Records shown
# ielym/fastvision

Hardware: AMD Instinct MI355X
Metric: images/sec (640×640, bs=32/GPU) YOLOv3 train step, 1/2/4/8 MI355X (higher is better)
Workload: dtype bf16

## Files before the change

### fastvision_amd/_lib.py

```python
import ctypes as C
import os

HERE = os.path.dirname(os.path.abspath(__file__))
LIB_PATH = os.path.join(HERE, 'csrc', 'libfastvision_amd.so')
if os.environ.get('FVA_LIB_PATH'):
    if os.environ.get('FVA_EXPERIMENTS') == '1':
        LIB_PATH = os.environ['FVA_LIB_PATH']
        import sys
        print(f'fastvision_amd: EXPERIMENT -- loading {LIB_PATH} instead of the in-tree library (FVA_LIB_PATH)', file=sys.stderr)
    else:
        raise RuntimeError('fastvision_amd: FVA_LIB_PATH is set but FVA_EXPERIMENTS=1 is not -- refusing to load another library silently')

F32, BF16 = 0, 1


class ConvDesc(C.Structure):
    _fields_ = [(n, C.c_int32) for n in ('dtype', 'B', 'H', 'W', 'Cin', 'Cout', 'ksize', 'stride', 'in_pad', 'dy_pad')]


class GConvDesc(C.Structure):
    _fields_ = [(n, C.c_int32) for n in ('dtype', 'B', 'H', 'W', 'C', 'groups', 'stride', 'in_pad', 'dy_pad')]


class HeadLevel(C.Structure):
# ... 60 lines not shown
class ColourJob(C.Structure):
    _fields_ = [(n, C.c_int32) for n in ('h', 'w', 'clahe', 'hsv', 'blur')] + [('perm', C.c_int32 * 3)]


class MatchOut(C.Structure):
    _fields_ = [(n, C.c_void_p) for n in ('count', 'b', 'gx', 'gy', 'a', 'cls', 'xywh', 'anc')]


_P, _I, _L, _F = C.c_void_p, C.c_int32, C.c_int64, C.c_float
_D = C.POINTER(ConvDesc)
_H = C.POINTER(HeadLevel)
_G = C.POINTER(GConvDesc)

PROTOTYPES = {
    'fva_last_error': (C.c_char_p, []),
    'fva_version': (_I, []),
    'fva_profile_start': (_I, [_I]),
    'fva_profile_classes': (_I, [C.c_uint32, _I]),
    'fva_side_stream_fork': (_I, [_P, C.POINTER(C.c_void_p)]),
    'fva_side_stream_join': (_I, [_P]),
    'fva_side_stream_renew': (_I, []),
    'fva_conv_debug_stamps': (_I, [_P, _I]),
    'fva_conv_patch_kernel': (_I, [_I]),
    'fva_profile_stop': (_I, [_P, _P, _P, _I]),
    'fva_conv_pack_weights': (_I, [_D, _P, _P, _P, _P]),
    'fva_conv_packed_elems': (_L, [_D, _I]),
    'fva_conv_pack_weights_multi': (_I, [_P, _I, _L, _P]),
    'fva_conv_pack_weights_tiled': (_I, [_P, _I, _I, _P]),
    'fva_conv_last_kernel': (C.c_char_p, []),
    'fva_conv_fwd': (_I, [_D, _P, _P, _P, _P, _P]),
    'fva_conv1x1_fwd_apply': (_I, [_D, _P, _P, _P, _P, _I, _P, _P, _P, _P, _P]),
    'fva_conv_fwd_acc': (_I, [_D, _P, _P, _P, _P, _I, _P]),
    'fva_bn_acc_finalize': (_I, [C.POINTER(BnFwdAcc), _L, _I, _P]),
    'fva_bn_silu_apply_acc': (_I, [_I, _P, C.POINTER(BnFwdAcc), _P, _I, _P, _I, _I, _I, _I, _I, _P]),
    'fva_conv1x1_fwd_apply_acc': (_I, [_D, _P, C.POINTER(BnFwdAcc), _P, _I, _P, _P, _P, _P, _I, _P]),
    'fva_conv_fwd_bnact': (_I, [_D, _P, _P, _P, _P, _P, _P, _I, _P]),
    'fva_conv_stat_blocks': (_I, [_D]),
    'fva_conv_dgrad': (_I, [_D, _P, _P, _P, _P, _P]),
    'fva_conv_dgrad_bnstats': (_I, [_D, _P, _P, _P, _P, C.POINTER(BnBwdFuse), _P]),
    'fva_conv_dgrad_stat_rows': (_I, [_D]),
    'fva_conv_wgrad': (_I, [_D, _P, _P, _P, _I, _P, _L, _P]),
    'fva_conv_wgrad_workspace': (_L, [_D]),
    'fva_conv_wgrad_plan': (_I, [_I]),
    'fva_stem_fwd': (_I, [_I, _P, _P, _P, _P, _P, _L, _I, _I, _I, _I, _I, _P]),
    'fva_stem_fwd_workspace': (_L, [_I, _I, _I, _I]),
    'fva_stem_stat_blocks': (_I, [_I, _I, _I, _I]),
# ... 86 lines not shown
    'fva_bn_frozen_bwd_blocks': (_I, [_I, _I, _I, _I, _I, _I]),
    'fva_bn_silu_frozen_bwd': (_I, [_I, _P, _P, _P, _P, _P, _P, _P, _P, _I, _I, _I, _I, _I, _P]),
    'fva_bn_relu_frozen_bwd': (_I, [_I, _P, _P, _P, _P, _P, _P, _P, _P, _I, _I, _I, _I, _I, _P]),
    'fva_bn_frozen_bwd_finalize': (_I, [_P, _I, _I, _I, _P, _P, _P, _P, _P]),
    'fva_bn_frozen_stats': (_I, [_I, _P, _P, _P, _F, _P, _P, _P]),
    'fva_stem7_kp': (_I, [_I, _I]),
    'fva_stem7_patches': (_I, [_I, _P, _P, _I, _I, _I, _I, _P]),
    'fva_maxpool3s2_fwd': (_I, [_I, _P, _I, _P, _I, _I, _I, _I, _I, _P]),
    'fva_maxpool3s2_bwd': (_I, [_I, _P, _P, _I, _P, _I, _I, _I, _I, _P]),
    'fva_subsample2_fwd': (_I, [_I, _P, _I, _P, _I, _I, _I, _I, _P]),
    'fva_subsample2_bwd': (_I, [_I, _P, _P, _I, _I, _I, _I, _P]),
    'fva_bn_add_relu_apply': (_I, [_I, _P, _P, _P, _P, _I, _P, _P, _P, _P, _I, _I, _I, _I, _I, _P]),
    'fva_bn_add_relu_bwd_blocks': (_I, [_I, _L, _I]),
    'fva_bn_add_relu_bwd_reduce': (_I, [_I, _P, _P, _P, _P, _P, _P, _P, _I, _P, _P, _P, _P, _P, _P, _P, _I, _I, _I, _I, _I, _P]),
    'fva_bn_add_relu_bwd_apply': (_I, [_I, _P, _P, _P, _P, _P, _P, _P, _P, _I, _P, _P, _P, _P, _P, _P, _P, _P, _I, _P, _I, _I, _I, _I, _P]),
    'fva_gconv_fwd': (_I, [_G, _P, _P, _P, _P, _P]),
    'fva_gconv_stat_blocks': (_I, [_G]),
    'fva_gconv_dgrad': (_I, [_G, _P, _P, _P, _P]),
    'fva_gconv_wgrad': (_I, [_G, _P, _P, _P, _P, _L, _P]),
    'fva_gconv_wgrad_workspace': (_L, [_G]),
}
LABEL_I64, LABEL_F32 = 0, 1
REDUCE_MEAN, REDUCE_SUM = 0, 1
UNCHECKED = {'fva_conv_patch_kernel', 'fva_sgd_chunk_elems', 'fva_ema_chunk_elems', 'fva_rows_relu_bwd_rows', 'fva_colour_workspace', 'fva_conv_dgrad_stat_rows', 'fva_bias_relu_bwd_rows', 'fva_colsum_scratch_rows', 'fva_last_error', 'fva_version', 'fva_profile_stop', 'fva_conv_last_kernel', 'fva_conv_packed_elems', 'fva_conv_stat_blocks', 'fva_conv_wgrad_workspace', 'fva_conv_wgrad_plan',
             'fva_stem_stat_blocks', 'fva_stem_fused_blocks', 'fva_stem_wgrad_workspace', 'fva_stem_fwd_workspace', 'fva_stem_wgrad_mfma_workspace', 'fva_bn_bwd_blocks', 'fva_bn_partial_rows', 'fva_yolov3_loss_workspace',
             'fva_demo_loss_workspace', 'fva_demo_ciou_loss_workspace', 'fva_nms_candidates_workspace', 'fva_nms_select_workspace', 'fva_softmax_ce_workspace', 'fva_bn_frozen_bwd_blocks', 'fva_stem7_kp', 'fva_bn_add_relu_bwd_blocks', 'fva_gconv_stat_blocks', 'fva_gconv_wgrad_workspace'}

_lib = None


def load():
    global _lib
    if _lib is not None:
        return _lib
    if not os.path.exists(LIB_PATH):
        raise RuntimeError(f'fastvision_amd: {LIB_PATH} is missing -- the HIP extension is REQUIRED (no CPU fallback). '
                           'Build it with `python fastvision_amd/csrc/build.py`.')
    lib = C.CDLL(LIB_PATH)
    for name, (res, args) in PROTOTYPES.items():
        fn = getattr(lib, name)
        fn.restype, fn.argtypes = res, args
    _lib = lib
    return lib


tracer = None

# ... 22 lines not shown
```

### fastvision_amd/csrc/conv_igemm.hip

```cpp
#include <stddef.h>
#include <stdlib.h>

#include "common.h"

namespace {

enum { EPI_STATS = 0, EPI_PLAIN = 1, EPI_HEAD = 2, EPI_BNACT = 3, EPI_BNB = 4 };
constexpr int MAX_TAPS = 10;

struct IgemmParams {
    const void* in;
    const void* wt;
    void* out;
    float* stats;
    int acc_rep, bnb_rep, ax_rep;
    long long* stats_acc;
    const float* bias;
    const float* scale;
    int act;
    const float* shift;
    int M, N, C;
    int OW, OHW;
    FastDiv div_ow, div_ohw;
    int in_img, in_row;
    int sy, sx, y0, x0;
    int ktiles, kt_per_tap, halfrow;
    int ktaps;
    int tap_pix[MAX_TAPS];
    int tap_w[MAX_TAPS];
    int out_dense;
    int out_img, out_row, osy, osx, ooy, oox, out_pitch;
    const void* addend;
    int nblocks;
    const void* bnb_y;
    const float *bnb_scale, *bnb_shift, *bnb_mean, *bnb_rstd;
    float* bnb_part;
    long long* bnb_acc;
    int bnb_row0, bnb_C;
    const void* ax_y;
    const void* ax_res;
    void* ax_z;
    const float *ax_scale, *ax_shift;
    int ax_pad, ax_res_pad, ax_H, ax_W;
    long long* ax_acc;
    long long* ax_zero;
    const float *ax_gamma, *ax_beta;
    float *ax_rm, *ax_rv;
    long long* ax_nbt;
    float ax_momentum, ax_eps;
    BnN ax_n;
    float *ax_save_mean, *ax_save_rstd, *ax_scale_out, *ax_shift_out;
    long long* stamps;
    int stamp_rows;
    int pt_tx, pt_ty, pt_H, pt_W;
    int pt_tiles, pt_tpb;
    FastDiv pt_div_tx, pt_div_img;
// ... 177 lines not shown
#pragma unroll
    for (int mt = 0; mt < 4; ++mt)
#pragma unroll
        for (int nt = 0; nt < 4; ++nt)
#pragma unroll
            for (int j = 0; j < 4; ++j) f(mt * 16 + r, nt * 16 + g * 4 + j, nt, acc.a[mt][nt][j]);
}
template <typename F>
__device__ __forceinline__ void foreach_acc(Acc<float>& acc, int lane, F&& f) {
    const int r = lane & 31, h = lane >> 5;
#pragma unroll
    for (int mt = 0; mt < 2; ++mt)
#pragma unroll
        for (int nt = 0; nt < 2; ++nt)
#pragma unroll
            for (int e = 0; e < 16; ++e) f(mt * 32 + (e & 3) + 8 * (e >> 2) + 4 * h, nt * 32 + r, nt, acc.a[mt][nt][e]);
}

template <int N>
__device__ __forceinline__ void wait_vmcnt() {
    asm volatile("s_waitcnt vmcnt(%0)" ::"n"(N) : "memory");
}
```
* * *
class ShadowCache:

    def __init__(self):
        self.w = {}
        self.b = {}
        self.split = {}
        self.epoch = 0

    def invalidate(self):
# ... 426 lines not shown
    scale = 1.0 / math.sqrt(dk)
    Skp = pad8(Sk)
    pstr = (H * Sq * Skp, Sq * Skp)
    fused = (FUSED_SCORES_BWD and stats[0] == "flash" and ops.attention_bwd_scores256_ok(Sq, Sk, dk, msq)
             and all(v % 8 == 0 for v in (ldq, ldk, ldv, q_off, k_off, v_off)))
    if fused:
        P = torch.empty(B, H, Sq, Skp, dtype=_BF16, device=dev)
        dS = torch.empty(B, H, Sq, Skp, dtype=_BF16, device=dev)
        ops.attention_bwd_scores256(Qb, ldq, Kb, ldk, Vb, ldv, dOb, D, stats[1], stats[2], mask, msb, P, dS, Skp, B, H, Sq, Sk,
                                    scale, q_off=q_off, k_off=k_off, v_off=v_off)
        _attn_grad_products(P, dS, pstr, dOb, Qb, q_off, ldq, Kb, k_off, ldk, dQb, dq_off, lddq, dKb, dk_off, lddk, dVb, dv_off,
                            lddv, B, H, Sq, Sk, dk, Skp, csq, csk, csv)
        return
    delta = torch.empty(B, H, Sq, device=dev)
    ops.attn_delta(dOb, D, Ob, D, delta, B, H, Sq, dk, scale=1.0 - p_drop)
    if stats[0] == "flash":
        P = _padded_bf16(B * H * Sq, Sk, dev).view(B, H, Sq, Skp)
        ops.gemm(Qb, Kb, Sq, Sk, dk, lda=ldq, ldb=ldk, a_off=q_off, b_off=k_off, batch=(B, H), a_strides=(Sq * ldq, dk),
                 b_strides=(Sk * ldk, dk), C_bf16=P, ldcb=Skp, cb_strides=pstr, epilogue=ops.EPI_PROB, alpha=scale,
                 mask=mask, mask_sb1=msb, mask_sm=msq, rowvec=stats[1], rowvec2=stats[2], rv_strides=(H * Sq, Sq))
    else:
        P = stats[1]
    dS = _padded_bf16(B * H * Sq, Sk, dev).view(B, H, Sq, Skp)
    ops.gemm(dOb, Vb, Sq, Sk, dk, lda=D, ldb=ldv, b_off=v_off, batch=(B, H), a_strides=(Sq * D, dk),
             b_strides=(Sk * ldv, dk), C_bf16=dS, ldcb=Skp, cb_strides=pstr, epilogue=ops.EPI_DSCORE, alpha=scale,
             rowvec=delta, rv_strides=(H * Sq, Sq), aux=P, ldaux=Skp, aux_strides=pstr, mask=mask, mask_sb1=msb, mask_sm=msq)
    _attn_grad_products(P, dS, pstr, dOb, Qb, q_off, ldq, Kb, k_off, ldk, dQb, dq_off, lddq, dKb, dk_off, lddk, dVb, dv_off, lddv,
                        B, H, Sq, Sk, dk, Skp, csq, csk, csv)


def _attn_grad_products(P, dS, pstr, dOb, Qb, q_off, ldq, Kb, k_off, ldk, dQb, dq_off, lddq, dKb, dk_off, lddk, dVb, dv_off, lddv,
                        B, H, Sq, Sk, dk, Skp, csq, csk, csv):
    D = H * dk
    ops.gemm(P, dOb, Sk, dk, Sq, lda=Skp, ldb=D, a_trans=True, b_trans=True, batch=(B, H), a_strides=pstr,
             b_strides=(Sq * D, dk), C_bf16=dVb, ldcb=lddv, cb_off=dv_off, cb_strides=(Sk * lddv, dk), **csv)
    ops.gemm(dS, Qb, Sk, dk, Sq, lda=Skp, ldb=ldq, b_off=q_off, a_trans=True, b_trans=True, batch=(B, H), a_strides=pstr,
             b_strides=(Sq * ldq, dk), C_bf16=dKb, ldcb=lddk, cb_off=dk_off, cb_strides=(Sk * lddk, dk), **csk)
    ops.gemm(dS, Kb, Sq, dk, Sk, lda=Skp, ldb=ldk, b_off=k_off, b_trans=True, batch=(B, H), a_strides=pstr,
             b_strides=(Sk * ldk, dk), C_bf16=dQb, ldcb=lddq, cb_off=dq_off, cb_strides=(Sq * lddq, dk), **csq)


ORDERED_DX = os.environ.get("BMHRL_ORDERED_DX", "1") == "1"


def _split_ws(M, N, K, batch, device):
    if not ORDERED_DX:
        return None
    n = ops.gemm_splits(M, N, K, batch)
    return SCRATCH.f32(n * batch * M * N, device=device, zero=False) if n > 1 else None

Prompt
Copy each line of the listing above that contains the word "HERE".

Answer area
HERE = os.path.dirname(os.path.abspath(__file__))
LIB_PATH = os.path.join(HERE, 'csrc', 'libfastvision_amd.so')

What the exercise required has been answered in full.